The northern market is the smallest of Australia’s gas markets. In 2010–11, 22 PJ of gas was produced for domestic use. In addition, the Darwin LNG project, sourced from the Joint Petroleum Development Area in the Bayu Undan field in the Timor Sea, exported 14 PJ of LNG (EnergyQuest 2011).

Supply into the domestic market was previously sourced from the Amadeus Basin, although this has been increasingly replaced by gas from the offshore Bonaparte Basin. Mining accounts for the largest proportion of domestic gas consumption.

The northern market is expected to grow in the coming decades, largely through LNG exports from the Prelude and Ichthys LNG projects, but also through the development of other downstream gas and related industries.
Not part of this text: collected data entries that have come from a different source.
constexpr int LIST_WG = 1024;
__global__ __launch_bounds__(LIST_WG) void k_huf_list(DecodeArgs a)
{
	__shared__ uint32_t s_w[LIST_WG / 64];
	__shared__ uint32_t s_base;
	const uint32_t n = min(uniform(a.ctl->nchunks), a.max_htiles) * (HT / 64);
	const uint32_t u = blockIdx.x * LIST_WG + threadIdx.x;
	const uint32_t lane = threadIdx.x & 63, w = threadIdx.x >> 6;
	unsigned long long bm = u < n ? a.hbits[u] : 0ull;
	const uint32_t cnt = (uint32_t) __popcll(bm);
	const uint32_t inc = wave_scan(cnt);
	if (lane == 63)
		s_w[w] = inc;
	__syncthreads();
	uint32_t before = 0, total = 0;
#pragma unroll
	for (int i = 0; i < LIST_WG / 64; i++) {
		const uint32_t x = s_w[i];
		if (i < (int) w)
			before += x;
		total += x;
	}
	if (threadIdx.x == 0)
		s_base = total ? atomicAdd(&a.ctl->ticket2, total) : 0u;
	__syncthreads();
	uint32_t at = s_base + before + inc - cnt;
	while (bm) {
		const uint32_t b = (uint32_t) __builtin_ctzll(bm);
		bm &= bm - 1;
		if (at < a.hlist_cap)
			a.hlist[at] = u * 64 + b;
		at++;
	}
}

#ifndef HUF_FIX_WG
#define HUF_FIX_WG 1024
#endif
constexpr int FIX_WG = HUF_FIX_WG;
template <int RU, bool TRIE>
__global__ __launch_bounds__(FIX_WG) void k_huf_fix(DecodeArgs a, int round, int last)
{
	constexpr int OWN = HufGeo<RU>::OWN, NDW = HufGeo<RU>::NDW, NCOL = HufGeo<RU>::NCOL;
	struct Lds {
		LenTabs tabs;
		uint32_t imgs[FIX_WG / 64][NCOL * 64 + 64];
	};
	__shared__ __attribute__((aligned(16))) Lds lds;
	auto &imgs = lds.imgs;

	const uint32_t *in_list = a.hlist + (round & 1 ? a.hlist_cap : 0u);
	uint32_t *out_list = a.hlist + (round & 1 ? 0u : a.hlist_cap);
	const uint32_t *in_cnt = round ? &a.ctl->lists[round - 1] : &a.ctl->ticket2;
	uint32_t *out_cnt = &a.ctl->lists[round];
	const uint32_t n = min(uniform(*in_cnt), a.hlist_cap);
	if ((uint32_t) FIX_WG * blockIdx.x >= n)
		return;
	const uint32_t lane = threadIdx.x & 63;
	load_len_tables(a.huff, &lds.tabs, FIX_WG);
	__syncthreads();
	uint32_t *col = imgs[threadIdx.x >> 6] + lane;
	for (uint32_t i0 = FIX_WG * blockIdx.x + (threadIdx.x & ~63u); i0 < n; i0 += (uint32_t) FIX_WG * gridDim.x) {
		uint32_t ent = i0 + lane < n ? in_list[i0 + lane] : LIST_NONE;
		if (ent != LIST_NONE && (a.hrec[ent] & 0xFFu) == a.hend[ent - 1])
			ent = LIST_NONE;
		const bool mine = ent != LIST_NONE;
		const uint64_t g = mine ? ent : 1u;
		const uint32_t k = (uint32_t) (g / HT), tid = (uint32_t) (g % HT);
		const HufTile *dp = a.htiles + k;
		const uint32_t nbits_t = mine ? dp->nbits : 0u;
		wave_lds_sync();
		if (mine)
			col_load<NDW>(col, a.in + dp->src, (int32_t) tid * (OWN / 8), 0, (int32_t) ((nbits_t + 7) >> 3));
		wave_lds_sync();
		const uint32_t pe = mine ? a.hend[g - 1] : R_END;
		const uint32_t old_e = mine ? a.hend[g] : R_END;
		uint32_t c2, d2;
		const uint32_t e2 = len_scan<TRIE>(col, &lds.tabs, a.huff, (!mine || pe == R_END) ? HEND : pe, OWN,
					     clamp_nb((int64_t) nbits_t - (int64_t) tid * OWN), c2, d2);
		const uint32_t e8 = e2 == HEND ? R_END : e2 - OWN;
		bool next = false;
		if (mine) {
			const uint32_t old = a.hrec[g];
			a.hrec[g] = pack_rec(pe == R_END ? HEND : pe, c2, d2);
			const long long dc = (long long) (int32_t) (c2 - ((old >> 8) & 0xFFu));
			const unsigned long long dd = (d2 - (old >> 16)) & 0xFFFFu;
			if (dc != 0 || dd != 0)
				atomicAdd(reinterpret_cast<unsigned long long *>(a.hwave + (uint64_t) k * (HT / 64) + (tid >> 6)),
					  (dd << 32) + (unsigned long long) dc);
			if (e8 != old_e) {
				a.hend[g] = (uint8_t) e8;
				const bool more = tid + 1 < HT || !(dp->t_last >> 31);
				next = more && (uint64_t) tid * OWN + OWN < nbits_t;
			}
		}
		list_push(out_list, out_cnt, a.hlist_cap, next, (uint32_t) g + 1, lane);
		if (last && next)
			atomicMin(&a.hmin[dp->read], (uint32_t) g + 1);
	}
}

template <int RU, bool TRIE>
__global__ __launch_bounds__(64) void k_huf_serial(DecodeArgs a)
{
	constexpr int OWN = HufGeo<RU>::OWN, NDW = HufGeo<RU>::NDW, NCOL = HufGeo<RU>::NCOL;
	struct Lds {
		LenTabs tabs;
		uint32_t img[NCOL * 64 + 64];
	};
	__shared__ __attribute__((aligned(16))) Lds lds;
	auto &img = lds.img;

	const uint32_t r = blockIdx.x;
	const uint32_t g0 = uniform(a.hmin[r]);
	if (g0 == 0xFFFFFFFFu)
		return;
	const uint32_t lane = threadIdx.x;
	const uint32_t k0 = uniform(a.hread[2 * r]), nt = uniform(a.hread[2 * r + 1]);
	load_len_tables(a.huff, &lds.tabs, 64);
	uint32_t *col = img + lane;
	const uint64_t gend = (uint64_t) (k0 + nt) * HT;
	for (uint64_t g = g0; g < gend; g++) {
		const uint32_t k = (uint32_t) (g / HT), tid = (uint32_t) (g % HT);
		const HufTile *dp = a.htiles + k;
		const uint32_t nbits_t = uniform(dp->nbits);
		if ((uint64_t) tid * OWN >= nbits_t)
			break;
		const uint32_t pe = uniform((uint32_t) __hip_atomic_load(a.hend + g - 1, __ATOMIC_RELAXED, __HIP_MEMORY_SCOPE_AGENT));
		const uint32_t rec = uniform(__hip_atomic_load(a.hrec + g, __ATOMIC_RELAXED, __HIP_MEMORY_SCOPE_AGENT));
		if ((rec & 0xFFu) == pe)
			continue;
		wave_lds_sync();
		if (lane == 0)
			col_load<NDW>(col, a.in + dp->src, (int32_t) tid * (OWN / 8), 0, (int32_t) ((nbits_t + 7) >> 3));
		wave_lds_sync();
		uint32_t c2, d2;
		const uint32_t e2 = len_scan<TRIE>(col, &lds.tabs, a.huff, (lane || pe == R_END) ? HEND : pe, OWN,
					     clamp_nb((int64_t) nbits_t - (int64_t) tid * OWN), c2, d2);
		if (lane == 0) {
			a.hrec[g] = pack_rec(pe == R_END ? HEND : pe, c2, d2);
			atomicAdd(reinterpret_cast<unsigned long long *>(a.hwave + (uint64_t) k * (HT / 64) + (tid >> 6)),
				  ((unsigned long long) ((d2 - (rec >> 16)) & 0xFFFFu) << 32) +
					  (unsigned long long) (long long) (int32_t) (c2 - ((rec >> 8) & 0xFFu)));
			__hip_atomic_store(a.hend + g, (uint8_t) (e2 == HEND ? R_END : e2 - OWN), __ATOMIC_RELAXED, __HIP_MEMORY_SCOPE_AGENT);
		}
		__builtin_amdgcn_fence(__ATOMIC_RELEASE, "agent");
	}
}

Further expansion of gas supply from developments in the Timor Sea is also expected. In the longer term, additional expansion could occur through onshore tight and shale gas developments, although this would require significant new gas infrastructure.

Northern market gas prices for electricity generation and residential supply are locked in under contract for up to 25 years at a fixed price plus annual escalators. However, gas prices for new industrial users are expected to trend over time towards LNG netback levels 1(NT Government 2012).


1 The LNG netback price is based on the delivered price of the gas, less the costs of marketing, liquefaction and transport (BREE 2012i).